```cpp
inline bool plan_reduce(GemmPlan& p, int64_t outer_n, int64_t cols_alloc) {
  if (p.nsplit <= 1) return true;
  const bool deep = p.nsplit >= 8;
  const unsigned rows_per_wg = deep ? 64 : 256;
  p.reduce = {deep ? SlabReduce::deep : SlabReduce::plain,
// ... 117 lines not shown
      nsplit = (int)((s.num_cus + wgs - 1) / wgs);
      if (wgs * nsplit < 2 * (int64_t)s.num_cus && wgs < s.num_cus / 4) nsplit *= 2;
      nsplit = std::min(nsplit, std::max(1, p.tiles_total / 4));
    }
    nsplit = std::min(std::max(1, std::min(nsplit, p.tiles_total)), 65535);
  }
  const int64_t outer_tiles = (outer_n + 64 * mw - 1) / (64 * mw);
  if (outer_tiles > 0x7fffffff) return rejected(p, "outer dimension too large");

  p.family = alias ? GemmFamily::gram_alias : GemmFamily::general;
  p.mw = mw == 2 ? 2 : 1;
  if (!alias && mw == 2 && s.esz == 8 && kn.f64_waves == 8) {
    p.mw = 1;
    p.nw = 8;
  }
  p.block = 64 * (p.nw + k::kLoaders);
  p.nsplit = nsplit;
  p.tiles_per_split = (p.tiles_total + nsplit - 1) / nsplit;
  p.outer_blocks = (int)outer_tiles;
  p.out_cols = s.out.external ? s.out.cols : (uneven ? (int64_t)cb.tiles * 16 : cb.cols_alloc);
  p.vec_store = ((s.out.ld % 4) == 0 && s.out.aligned) ? 1 : 0;
  p.rotate = (!s.tn && !alias && p.tiles_per_split <= 32 && p.tiles_per_split > 1 && !kn.no_rotate) ? 1 : 0;
  p.slab_stride = s.out.ld * cb.cols_alloc;
  if (nsplit > 1) p.slab_bytes = (size_t)nsplit * (size_t)p.slab_stride * s.esz;

  int64_t gx = outer_tiles;
  if (!alias && p.tiles_per_split <= kn.persist_max_tiles) {
    const int64_t lds_full = (int64_t)k::gemm_lds_bytes(mw, cb.nt);
    const int64_t per_cu = std::max<int64_t>(1, std::min<int64_t>(4, (160 * 1024) / lds_full));
    const int64_t slots = per_cu * s.num_cus / ((int64_t)cb.nblk * nsplit);
    if (slots >= 1 && outer_tiles >= 3 * slots) gx = slots;
  }
  if (!grid_fits((unsigned)cb.nblk, (unsigned)nsplit)) return rejected(p, "problem too large for the launch grid");

  const int gw = p.mw * p.nw / 4;
  p.nlaunch = uneven ? 2 : 1;
  for (int i = 0; i < p.nlaunch; ++i) {
    GemmLaunch& L = p.launch[i];
    L.grid[0] = (unsigned)gx;
    L.grid[1] = (unsigned)(uneven ? (i == 0 ? n_wide : cb.nblk - n_wide) : cb.nblk);
    L.grid[2] = (unsigned)nsplit;
    L.nt = cb.nt - i;
    L.col_base = (int64_t)i * n_wide * cb.nt * 16;
    L.xcd_remap = (s.tn && kn.xcd_remap && L.grid[1] == 1 && gx == outer_tiles && outer_tiles >= 2 && outer_tiles <= 32 &&
                   nsplit >= 8) ? 1 : 0;
    if (alias) {
      L.lds = 3 * k::big_tile_bytes(2);
    } else {
      const int64_t per_wg = (int64_t)std::max(1, p.tiles_per_split) * ((outer_tiles + gx - 1) / gx);
      L.lds = (int)std::min<int64_t>(k::gemm_stages(gw, L.nt), per_wg) * k::stage_bytes(gw, L.nt);
    }
  }
  if (!plan_reduce(p, outer_n, cb.cols_alloc)) p.error = "problem too large for the launch grid";
  return p;
}

}
```

### corrla_rs_amd/csrc/hip_backend.hpp

```cpp
#pragma once
#include <hip/hip_runtime.h>
#include <rccl/rccl.h>

#include <cmath>
#include <cstdio>
#include <cstdlib>
#include <cstring>
#include <limits>
#include <random>
#include <string>
#include <type_traits>
#include <vector>

#include "core_svd_plan.hpp"
#include "driver.hpp"
#include "hip_kernels.hpp"
#include "tsqr_kernels.hpp"
#include "jacobi_mc_kernels.hpp"
#include "ata_kernels.hpp"
#include "tall_kernels.hpp"
#include "mixed_kernels.hpp"
#include "grad_kernels.hpp"
#include "knn2_kernels.hpp"
#include "grad_wide_kernels.hpp"
// ... 29 lines not shown
struct NcclType<double> {
  static constexpr ncclDataType_t v = ncclDouble;
};

class HipDev {
 public:
  int device = 0;
  int num_cus = 256;
  hipStream_t stream = nullptr;
  ncclComm_t comm = nullptr;
  int comm_rank = 0, comm_size = 1;
  int n_collectives = 0;
  double collective_bytes = 0;

  explicit HipDev(int dev_ordinal) : device(dev_ordinal) {
    int count = 0;
    if (hipGetDeviceCount(&count) != hipSuccess || count <= 0)
      throw Error(ST_ENODEV, "no HIP device visible (libcorrla_rsvd has no CPU fallback)");
    if (dev_ordinal < 0 || dev_ordinal >= count) throw Error(ST_EINVAL, "device ordinal out of range");
    CORRLA_HIP(hipSetDevice(device));
    hipDeviceProp_t prop;
    CORRLA_HIP(hipGetDeviceProperties(&prop, device));
    if (std::strncmp(prop.gcnArchName, "gfx950", 6) != 0)
      throw Error(ST_ENODEV, std::string("device is ") + prop.gcnArchName + ", this library is built for gfx950 only");
    num_cus = prop.multiProcessorCount;
    CORRLA_HIP(hipStreamCreateWithFlags(&stream, hipStreamNonBlocking));
    CORRLA_HIP(hipMalloc(&zero_page_, 256));
    CORRLA_HIP(hipHostMalloc(&pinned_, kPinnedBytes, hipHostMallocDefault));
    for (auto& e : events_) CORRLA_HIP(hipEventCreate(&e));
    CORRLA_HIP(hipMemsetAsync(zero_page_, 0, 256, stream));
    set_lds_limits();
    {
      std::random_device rd;
      entropy_ = ((uint64_t)rd() << 32) ^ (uint64_t)rd();
    }
    no_device_chol_ = env_int("CORRLA_HOST_CHOL", 0) != 0;
    jmc_min_l_ = env_int("CORRLA_JMC_MIN_L", 96);
    jmc_max_b_ = std::min(32, std::max(2, env_int("CORRLA_JMC_MAX_B", 24)));
    robust_passes_ = std::max(2, env_int("CORRLA_ROBUST_PASSES", 2));
    robust_qr_ = env_int("CORRLA_DEVICE_ROBUST_QR", 1) != 0;
    gemm_debug_flags_ = env_int("CORRLA_GEMM_DEBUG", 0);
    gemm_knobs_.split_nn = env_int("CORRLA_SPLIT_NN", 0);
    gemm_knobs_.split_tn = env_int("CORRLA_SPLIT_TN", 0);
    gemm_knobs_.mw = env_int("CORRLA_MW", 0);
    gemm_knobs_.xcd_remap = env_int("CORRLA_GEMM_XCD", 1);
    gemm_knobs_.tall_min_rows = env_int("CORRLA_TALL_MIN_ROWS", 65536);
    gemm_knobs_.persist_max_tiles = env_int("CORRLA_GEMM_PERSIST_TILES", 16);
    gemm_knobs_.f64_waves = env_int("CORRLA_F64_WAVES", 8);
    if (const char* e = std::getenv("CORRLA_MIXED_MIN_WORK")) gemm_knobs_.mixed_min_work = std::atof(e);
    gemm_knobs_.even_blocks = env_int("CORRLA_EVEN_BLOCKS", 0) != 0;
    gemm_knobs_.no_gram_alias = env_int("CORRLA_NO_GRAM_ALIAS", 0) != 0;
    gemm_knobs_.no_rotate = env_int("CORRLA_GEMM_NO_ROTATE", 0) != 0;
    gemm_knobs_.mixed_split = env_int("CORRLA_MIXED_SPLIT", 0);
  }
  ~HipDev() {
    (void)hipSetDevice(device);
    if (stream) (void)hipStreamSynchronize(stream);
    if (comm) (void)ncclCommDestroy(comm);
    for (auto& c : chunks_) (void)hipFree(c.p);
    for (auto& c : zchunks_) (void)hipFree(c.p);
    if (zero_page_) (void)hipFree(zero_page_);
    if (pinned_) (void)hipHostFree(pinned_);
    for (auto& e : events_)
      if (e) (void)hipEventDestroy(e);
    for (auto& e : ev_pool_) (void)hipEventDestroy(e);
    if (stream) (void)hipStreamDestroy(stream);
  }
  HipDev(const HipDev&) = delete;
  HipDev& operator=(const HipDev&) = delete;

  int nranks() const { return comm_size; }

  uint64_t fresh_seed(bool rank_invariant) {
    uint64_t z = (rank_invariant ? 0x5eedull : entropy_) + 0x9e3779b97f4a7c15ull * (uint64_t)(++(rank_invariant ? calls_sharded_ : calls_));
    z = (z ^ (z >> 30)) * 0xbf58476d1ce4e5b9ull;
    z = (z ^ (z >> 27)) * 0x94d049bb133111ebull;
    z ^= z >> 31;
    return z ? z : 0x5eedull;
  }

  void comm_init(const void* id128, int rank, int nranks_) {
    CORRLA_HIP(hipSetDevice(device));
    ncclUniqueId id;
    static_assert(sizeof(ncclUniqueId) <= CORRLA_UNIQUE_ID_BYTES, "unique id size");
    std::memcpy(&id, id128, sizeof(id));
    if (comm) {
      (void)ncclCommDestroy(comm);
      comm = nullptr;
    }
    CORRLA_NCCL(ncclCommInitRank(&comm, nranks_, id, rank));
    comm_rank = rank;
    comm_size = nranks_;
  }
  void comm_info(int* rank_out, int* nranks_out) {
    if (!comm) {
      *rank_out = 0;
      *nranks_out = 0;
      return;
    }
    CORRLA_NCCL(ncclCommUserRank(comm, rank_out));
    CORRLA_NCCL(ncclCommCount(comm, nranks_out));
  }

  void begin_call() {
    CORRLA_HIP(hipSetDevice(device));
    events_set_[0] = events_set_[1] = events_set_[2] = false;
    n_collectives = 0;
    collective_bytes = 0;
    marks_.clear();
    ev_used_ = 0;
    phase_mark(nullptr);
    for (auto& c : chunks_) c.used = 0;
    sp_scratch_ = nullptr;
    sp_scratch_bytes_ = 0;
    for (auto& c : zchunks_) {
      c.zeroed = std::min<size_t>(c.used, (size_t)256 << 20);
      c.used = 0;
      if (c.zeroed) CORRLA_HIP(hipMemsetAsync(c.p, 0, c.zeroed, stream));
    }
  }
  void end_call() { sync(); }
  void sync() { CORRLA_HIP(hipStreamSynchronize(stream)); }

  void* alloc_bytes(size_t bytes) {
    bytes = (bytes + 255) / 256 * 256;
    if (bytes == 0) bytes = 256;
    for (auto& c : chunks_)
      if (c.size - c.used >= bytes) {
        void* p = (char*)c.p + c.used;
        c.used += bytes;
        return p;
      }
    Chunk c;
    c.size = std::max<size_t>(bytes, (size_t)64 << 20);
    if (hipMalloc(&c.p, c.size) != hipSuccess) {
      (void)hipGetLastError();
      throw Error(ST_ENOMEM, "device allocation of " + std::to_string(c.size) + " bytes failed");
    }
    c.used = bytes;
    chunks_.push_back(c);
    return c.p;
  }
  void memset_zero(void* p, size_t bytes) { CORRLA_HIP(hipMemsetAsync(p, 0, bytes, stream)); }
  void* alloc_zeroed(size_t bytes) {
    bytes = (bytes + 255) / 256 * 256;
    if (bytes == 0) bytes = 256;
    Chunk* hit = nullptr;
    for (auto& c : zchunks_)
      if (c.size - c.used >= bytes) {
        hit = &c;
        break;
      }
    if (!hit) {
      Chunk c;
      c.size = std::max<size_t>(bytes, (size_t)128 << 20);
      if (hipMalloc(&c.p, c.size) != hipSuccess) {
        (void)hipGetLastError();
        throw Error(ST_ENOMEM, "device allocation of " + std::to_string(c.size) + " bytes failed");
      }
      zchunks_.push_back(c);
      hit = &zchunks_.back();
    }
    char* p = (char*)hit->p + hit->used;
    const size_t end = hit->used + bytes;
    if (end > hit->zeroed) {
      const size_t from = std::max(hit->used, hit->zeroed);
      CORRLA_HIP(hipMemsetAsync((char*)hit->p + from, 0, end - from, stream));
    }
    hit->used = end;
    return p;
  }

  template <class T>
  Skinny<T> alloc_skinny(int64_t rows, int64_t cols) {
    Skinny<T> s;
    s.rows = rows;
    s.cols = cols;
    s.ld = round_up(std::max<int64_t>(rows, 1), kLdPad);
    s.cols_alloc = col_blocking(cols).cols_alloc;
    const size_t bytes = (size_t)s.ld * (size_t)s.cols_alloc * sizeof(T);
    s.p = (T*)alloc_zeroed(bytes);
    return s;
  }
  template <class T>
  Skinny<T> alloc_skinny_out(int64_t rows, int64_t cols) {
    Skinny<T> s;
    s.rows = rows;
    s.cols = cols;
    s.ld = round_up(std::max<int64_t>(rows, 1), kLdPad);
    s.cols_alloc = col_blocking(cols).cols_alloc;
    const size_t bytes = (size_t)s.ld * (size_t)s.cols_alloc * sizeof(T);
    if (bytes < ((size_t)4 << 20)) {
      s.p = (T*)alloc_zeroed(bytes);
      return s;
// ... 941 lines not shown
        continue;
      }
      if (marks_[i].slot) *marks_[i].slot += (double)ms;
    }
    if (total && marks_.size() >= 2) {
      float ms = 0.f;
      if (hipEventElapsedTime(&ms, marks_.front().ev, marks_.back().ev) == hipSuccess)
        *total = (double)ms;
      else
        (void)hipGetLastError();
    }
    marks_.clear();
  }

  void event_mark(int i) {
    CORRLA_HIP(hipEventRecord(events_[i], stream));
    events_set_[i] = true;
  }
  double event_elapsed_ms(int i, int j) {
    if (!events_set_[i] || !events_set_[j]) return 0.0;
    float ms = 0.f;
    if (hipEventElapsedTime(&ms, events_[i], events_[j]) != hipSuccess) {
      (void)hipGetLastError();
      return 0.0;
    }
    return (double)ms;
  }

  template <class F>
  double time_on_stream(int reps, F&& f) {
    hipEvent_t e0, e1;
    CORRLA_HIP(hipEventCreate(&e0));
    CORRLA_HIP(hipEventCreate(&e1));
    f();
    CORRLA_HIP(hipEventRecord(e0, stream));
    for (int i = 0; i < reps; ++i) f();
    CORRLA_HIP(hipEventRecord(e1, stream));
    CORRLA_HIP(hipEventSynchronize(e1));
    float ms = 0.f;
    CORRLA_HIP(hipEventElapsedTime(&ms, e0, e1));
    (void)hipEventDestroy(e0);
    (void)hipEventDestroy(e1);
    return (double)ms / reps;
  }

 private:
  struct Chunk {
    void* p = nullptr;
    size_t size = 0, used = 0;
    size_t zeroed = 0;
  };
  std::vector<Chunk> chunks_;
  std::vector<Chunk> zchunks_;
  void* sp_scratch_ = nullptr;
  size_t sp_scratch_bytes_ = 0;
  void* zero_page_ = nullptr;
  void* pinned_ = nullptr;
  hipEvent_t events_[3] = {nullptr, nullptr, nullptr};
  bool events_set_[3] = {false, false, false};
  struct PhaseMark {
    hipEvent_t ev;
    double* slot;
  };
  std::vector<hipEvent_t> ev_pool_;
  size_t ev_used_ = 0;
  std::vector<PhaseMark> marks_;
  static constexpr size_t kPinnedBytes = (size_t)8 << 20;
  int gemm_debug_flags_ = 0;
  GemmKnobs gemm_knobs_;
  uint64_t entropy_ = 0, calls_ = 0, calls_sharded_ = 0;
  bool no_device_chol_ = false;
  int jmc_min_l_ = 96, jmc_max_b_ = 24, jmc_local_ = 1;
  const int* run_if_ = nullptr;
  bool phase_events_ = true;
  bool robust_qr_ = true;
  int robust_passes_ = 2;
  int jmc_extra_sweeps_ = 0, jmc_sweeps_hint_ = 0;
  bool jmc_force_v_ = false;

  static void check_grid(const dim3& g) {
    if (g.y > 65535u || g.z > 65535u) throw Error(ST_EINVAL, "problem too large for the launch grid");
  }

  static void lds_limit(const void* fn, size_t bytes) {
    CORRLA_HIP(hipFuncSetAttribute(fn, hipFuncAttributeMaxDynamicSharedMemorySize, (int)bytes));
  }
  static void set_lds_limits() {
    constexpr size_t kMax = k::kLdsMaxBytes;
    set_lds_limits_typed<float>();
    set_lds_limits_typed<double>();
    set_ata_limits<2>();
    set_ata_limits<4>();
    set_ata_limits<8>();
    set_mixed_limits<2, false>();
    set_mixed_limits<2, true>();
    set_mixed_limits<3, false>();
    set_mixed_limits<3, true>();
    lds_limit((const void*)k::knn_kernel, kMax);
    lds_limit((const void*)k::knn_mfma_kernel<4, 4>, kMax);
    lds_limit((const void*)k::knn_mfma_kernel<4, 8>, kMax);
    lds_limit((const void*)k::knn_mfma_kernel<4, 16>, kMax);
    lds_limit((const void*)k::knn_mfma_kernel<2, 4>, kMax);
    lds_limit((const void*)k::knn_mfma_kernel<2, 8>, kMax);
    lds_limit((const void*)k::knn_mfma_kernel<2, 16>, kMax);
    lds_limit((const void*)k::knn2_kernel<1>, k::k2_lds_bytes(1));
    lds_limit((const void*)k::knn2_kernel<2>, k::k2_lds_bytes(2));
// ... 86 lines not shown
  }
  template <class T>
  void slab_reduce(const SlabReducePlan& rp, const T* slab, int64_t stride, T* out, int64_t ld, const T* scale, const int* run_if) {
    if (rp.kind == SlabReduce::none) return;
    const dim3 grid(rp.grid[0], rp.grid[1]);
    if (rp.kind == SlabReduce::deep)
      hipLaunchKernelGGL((k::slab_reduce_deep_kernel<T>), grid, dim3(256), 0, stream, slab, stride, rp.slabs, out, ld, rp.rows,
                         rp.cols, scale, run_if);
    else
      hipLaunchKernelGGL((k::slab_reduce_kernel<T>), grid, dim3(256), 0, stream, slab, stride, rp.slabs, out, ld, rp.rows, rp.cols,
                         scale, run_if);
    CORRLA_HIP(hipGetLastError());
  }

  template <class T, int NT>
  void launch_general(bool tn, const GemmPlan& p, dim3 grid, dim3 block, int lds, const k::GemmArgs<T>& a) {
    with_nt<2>(p.mw, [&](auto mw) {
      with_nt<8, 4>(p.nw, [&](auto nw) {
        constexpr int MW = decltype(mw)::value, NW = decltype(nw)::value;
        if constexpr (NW == 4 || (NW == 8 && MW == 1 && std::is_same<T, double>::value)) {
          if (tn)
            hipLaunchKernelGGL((k::gemm_tn_kernel<T, MW, NT, NW>), grid, block, lds, stream, a);
          else
            hipLaunchKernelGGL((k::gemm_nn_kernel<T, MW, NT, false, NW>), grid, block, lds, stream, a);
        }
      });
    });
  }

  template <class T>
  void launch_gemm(bool tn, const Big<T>& r, const Skinny<T>& x, Skinny<T>& out, const T* scale_dev) {
    const GemmPlan p = plan_gemm(tn, r, x, out, 0);
    const GemmLaunch& L0 = p.launch[0];
    T* slab = p.reduce.kind != SlabReduce::none ? (T*)alloc_bytes(p.slab_bytes) : nullptr;
    if (p.family == GemmFamily::tall_apply) {
      const k::TallApplyArgs<T> g{r.p, r.cols, r.ld, (int)r.rows, x.p, x.ld, (int)x.cols, out.p, out.ld, (int)p.out_cols,
                                  scale_dev, p.vec_store, run_if_};
      with_nt<sizeof(T) == 4 ? 6 : 4>(L0.nt, [&](auto kt) {
        constexpr int K = decltype(kt)::value;
        hipLaunchKernelGGL((k::tall_apply_kernel<T, K, K>), dim3(L0.grid[0]), dim3(p.block), L0.lds, stream, g);
      });
    } else if (p.family == GemmFamily::tall_gram) {
      const k::TallGramArgs<T> g{x.p, r.cols, x.ld, (int)out.rows, slab, p.slab_stride, out.ld, p.rows_per_group,
                                 (const T*)zero_page_, run_if_};
      with_nt<sizeof(T) == 4 ? 6 : 4>(L0.nt, [&](auto nct) {
        hipLaunchKernelGGL((k::tall_gram_kernel<T, decltype(nct)::value>), dim3(L0.grid[0]), dim3(p.block), L0.lds, stream, g);
      });
    } else {
      k::GemmArgs<T> a{r.p, r.rows, r.cols, r.ld, r.cols_readable,
                       x.p, x.ld,
                       out.p, out.ld, p.out_cols, 0,
                       slab, p.slab_stride, scale_dev, (const T*)zero_page_,
                       p.tiles_total, p.tiles_per_split, p.nsplit, gemm_debug_flags_, run_if_,
                       p.vec_store, p.rotate, p.outer_blocks, 0};
      for (int i = 0; i < p.nlaunch; ++i) {
        const GemmLaunch& L = p.launch[i];
        const dim3 grid(L.grid[0], L.grid[1], L.grid[2]), block(p.block);
        a.col_base = L.col_base;
        a.xcd_remap = L.xcd_remap;
        if (p.family == GemmFamily::gram_alias)
          with_nt<8>(L.nt, [&](auto nt) {
            hipLaunchKernelGGL((k::gemm_nn_kernel<T, 2, decltype(nt)::value, true>), grid, block, L.lds, stream, a);
          });
        else
          with_nt<kMaxColTiles>(L.nt, [&](auto nt) { launch_general<T, decltype(nt)::value>(tn, p, grid, block, L.lds, a); });
      }
    }
    CORRLA_HIP(hipGetLastError());
    slab_reduce<T>(p.reduce, slab, p.slab_stride, out.p, out.ld, scale_dev, run_if_);
  }

  template <class T>
  void launch_copy_out(const T* src, int64_t lds_, int64_t rows, int64_t cols, T* dst, int64_t ldd, bool transpose) {
    const int64_t tiles_c = (cols + 31) / 32, tiles_r = (rows + 31) / 32;
    if (tiles_c * tiles_r > 0x7fffffff) throw Error(ST_EINVAL, "problem too large for the launch grid");
    dim3 grid((unsigned)(tiles_c * tiles_r));
    hipLaunchKernelGGL((k::copy_out_kernel<T>), grid, dim3(256), 0, stream, src, lds_, rows, cols, dst, ldd,
                       transpose ? 1 : 0, tiles_c);
    CORRLA_HIP(hipGetLastError());
  }
};

}
```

····················

◆ **TASK DESCRIPTION**
Return all lines of the material that have "from" in them.

◆ **SOLUTION TO THIS TASK**
      const size_t from = std::max(hit->used, hit->zeroed);
      CORRLA_HIP(hipMemsetAsync((char*)hit->p + from, 0, end - from, stream));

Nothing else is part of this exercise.